• AIM OF THE TASK:
Each line in the entries below that contains the word "full" counts once. Report how many there are and nothing more.

• SOURCE MATERIAL:
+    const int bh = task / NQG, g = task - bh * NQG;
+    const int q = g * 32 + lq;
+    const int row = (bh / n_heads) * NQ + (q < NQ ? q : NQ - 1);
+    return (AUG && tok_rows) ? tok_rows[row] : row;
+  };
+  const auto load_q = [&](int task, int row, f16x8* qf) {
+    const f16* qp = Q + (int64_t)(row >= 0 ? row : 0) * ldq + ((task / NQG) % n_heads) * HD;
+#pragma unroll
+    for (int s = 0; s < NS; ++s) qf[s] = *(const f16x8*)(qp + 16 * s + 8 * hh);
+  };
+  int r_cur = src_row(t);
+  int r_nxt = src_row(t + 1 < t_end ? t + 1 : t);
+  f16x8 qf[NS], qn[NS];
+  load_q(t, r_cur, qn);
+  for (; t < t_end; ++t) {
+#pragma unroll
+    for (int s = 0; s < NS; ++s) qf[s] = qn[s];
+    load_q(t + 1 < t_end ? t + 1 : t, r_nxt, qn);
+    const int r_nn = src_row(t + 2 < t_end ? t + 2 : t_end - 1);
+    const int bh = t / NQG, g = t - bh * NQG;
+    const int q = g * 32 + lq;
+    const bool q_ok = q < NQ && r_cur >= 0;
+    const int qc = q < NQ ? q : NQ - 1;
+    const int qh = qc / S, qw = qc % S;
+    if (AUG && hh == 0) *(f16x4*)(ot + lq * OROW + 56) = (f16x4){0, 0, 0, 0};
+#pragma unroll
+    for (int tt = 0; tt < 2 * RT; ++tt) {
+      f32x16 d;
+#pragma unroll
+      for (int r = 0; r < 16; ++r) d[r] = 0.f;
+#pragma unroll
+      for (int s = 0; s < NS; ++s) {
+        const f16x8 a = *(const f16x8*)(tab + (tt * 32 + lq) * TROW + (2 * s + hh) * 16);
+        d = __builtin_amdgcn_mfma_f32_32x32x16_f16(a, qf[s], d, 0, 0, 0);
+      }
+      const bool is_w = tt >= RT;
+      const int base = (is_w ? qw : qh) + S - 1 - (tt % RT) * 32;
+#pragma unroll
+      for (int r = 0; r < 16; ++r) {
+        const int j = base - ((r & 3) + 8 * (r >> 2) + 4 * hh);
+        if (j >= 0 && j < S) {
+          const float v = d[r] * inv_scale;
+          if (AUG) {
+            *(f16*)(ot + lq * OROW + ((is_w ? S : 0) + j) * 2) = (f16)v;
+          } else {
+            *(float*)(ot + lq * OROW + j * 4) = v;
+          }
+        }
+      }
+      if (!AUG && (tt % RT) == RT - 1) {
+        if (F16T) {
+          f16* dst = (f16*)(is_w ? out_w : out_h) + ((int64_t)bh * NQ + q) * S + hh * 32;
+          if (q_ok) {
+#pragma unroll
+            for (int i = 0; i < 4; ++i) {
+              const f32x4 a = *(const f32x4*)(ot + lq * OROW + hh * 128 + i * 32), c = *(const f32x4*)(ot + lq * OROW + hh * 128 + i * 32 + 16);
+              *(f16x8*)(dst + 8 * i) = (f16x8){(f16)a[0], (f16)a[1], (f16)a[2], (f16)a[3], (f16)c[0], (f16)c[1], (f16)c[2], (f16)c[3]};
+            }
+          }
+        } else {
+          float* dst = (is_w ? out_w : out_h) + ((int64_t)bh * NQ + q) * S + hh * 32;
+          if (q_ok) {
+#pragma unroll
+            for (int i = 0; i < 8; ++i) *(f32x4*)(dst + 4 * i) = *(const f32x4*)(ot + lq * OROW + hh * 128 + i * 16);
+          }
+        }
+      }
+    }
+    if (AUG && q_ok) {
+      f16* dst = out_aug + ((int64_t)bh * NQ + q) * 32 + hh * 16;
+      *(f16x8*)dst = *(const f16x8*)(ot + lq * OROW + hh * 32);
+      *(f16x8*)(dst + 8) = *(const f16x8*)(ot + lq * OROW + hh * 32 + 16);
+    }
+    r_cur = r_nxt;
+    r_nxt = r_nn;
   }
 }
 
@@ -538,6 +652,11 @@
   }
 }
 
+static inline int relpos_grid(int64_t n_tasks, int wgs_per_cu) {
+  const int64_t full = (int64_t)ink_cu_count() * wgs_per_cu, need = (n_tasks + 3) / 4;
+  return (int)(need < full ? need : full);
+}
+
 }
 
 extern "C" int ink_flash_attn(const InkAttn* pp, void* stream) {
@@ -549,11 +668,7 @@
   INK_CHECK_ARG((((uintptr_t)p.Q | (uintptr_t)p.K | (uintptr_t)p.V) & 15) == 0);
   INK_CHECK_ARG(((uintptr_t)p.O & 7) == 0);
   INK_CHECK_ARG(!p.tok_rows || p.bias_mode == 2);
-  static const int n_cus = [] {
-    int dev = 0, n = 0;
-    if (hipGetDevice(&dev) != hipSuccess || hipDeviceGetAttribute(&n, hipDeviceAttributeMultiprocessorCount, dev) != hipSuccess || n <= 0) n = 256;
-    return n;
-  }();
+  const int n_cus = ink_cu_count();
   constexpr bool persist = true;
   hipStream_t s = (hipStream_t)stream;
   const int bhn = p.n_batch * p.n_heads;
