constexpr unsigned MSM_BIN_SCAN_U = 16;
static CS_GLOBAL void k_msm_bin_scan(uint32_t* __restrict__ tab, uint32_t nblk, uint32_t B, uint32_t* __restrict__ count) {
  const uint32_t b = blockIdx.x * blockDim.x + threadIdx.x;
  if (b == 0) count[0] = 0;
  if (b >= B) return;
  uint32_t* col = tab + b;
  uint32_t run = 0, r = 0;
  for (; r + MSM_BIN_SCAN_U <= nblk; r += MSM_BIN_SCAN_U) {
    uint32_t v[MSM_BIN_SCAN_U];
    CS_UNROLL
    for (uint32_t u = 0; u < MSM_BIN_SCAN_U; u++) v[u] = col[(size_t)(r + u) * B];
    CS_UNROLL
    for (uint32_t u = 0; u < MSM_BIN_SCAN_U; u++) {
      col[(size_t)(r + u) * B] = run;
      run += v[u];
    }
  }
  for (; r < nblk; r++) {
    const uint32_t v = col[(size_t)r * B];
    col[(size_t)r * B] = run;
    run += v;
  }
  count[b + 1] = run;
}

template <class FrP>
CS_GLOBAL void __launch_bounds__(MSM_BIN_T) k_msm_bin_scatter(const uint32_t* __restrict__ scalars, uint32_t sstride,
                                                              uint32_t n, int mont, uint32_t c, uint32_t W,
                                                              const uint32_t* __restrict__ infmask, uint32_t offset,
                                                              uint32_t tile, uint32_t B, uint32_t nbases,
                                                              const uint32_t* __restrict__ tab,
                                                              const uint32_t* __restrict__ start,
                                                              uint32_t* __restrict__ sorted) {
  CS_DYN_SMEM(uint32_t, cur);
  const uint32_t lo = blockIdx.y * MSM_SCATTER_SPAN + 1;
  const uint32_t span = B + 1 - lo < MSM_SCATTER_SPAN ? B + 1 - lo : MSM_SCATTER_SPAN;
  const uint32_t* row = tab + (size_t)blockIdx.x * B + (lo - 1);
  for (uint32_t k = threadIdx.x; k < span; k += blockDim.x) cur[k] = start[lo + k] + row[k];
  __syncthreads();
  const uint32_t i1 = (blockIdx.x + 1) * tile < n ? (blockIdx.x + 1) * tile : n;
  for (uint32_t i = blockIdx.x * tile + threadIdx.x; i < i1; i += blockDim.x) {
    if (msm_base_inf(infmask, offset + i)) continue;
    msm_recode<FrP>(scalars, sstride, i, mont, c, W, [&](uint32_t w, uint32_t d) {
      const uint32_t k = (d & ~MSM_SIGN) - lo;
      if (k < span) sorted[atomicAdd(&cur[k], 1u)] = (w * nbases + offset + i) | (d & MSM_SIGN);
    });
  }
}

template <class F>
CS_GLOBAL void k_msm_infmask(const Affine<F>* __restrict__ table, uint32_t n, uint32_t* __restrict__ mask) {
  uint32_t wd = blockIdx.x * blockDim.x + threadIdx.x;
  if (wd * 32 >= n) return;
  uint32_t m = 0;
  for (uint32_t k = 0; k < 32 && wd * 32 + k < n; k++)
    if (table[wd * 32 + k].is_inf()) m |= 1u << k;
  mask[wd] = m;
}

• SOLUTION FOR THIS EXERCISE:
2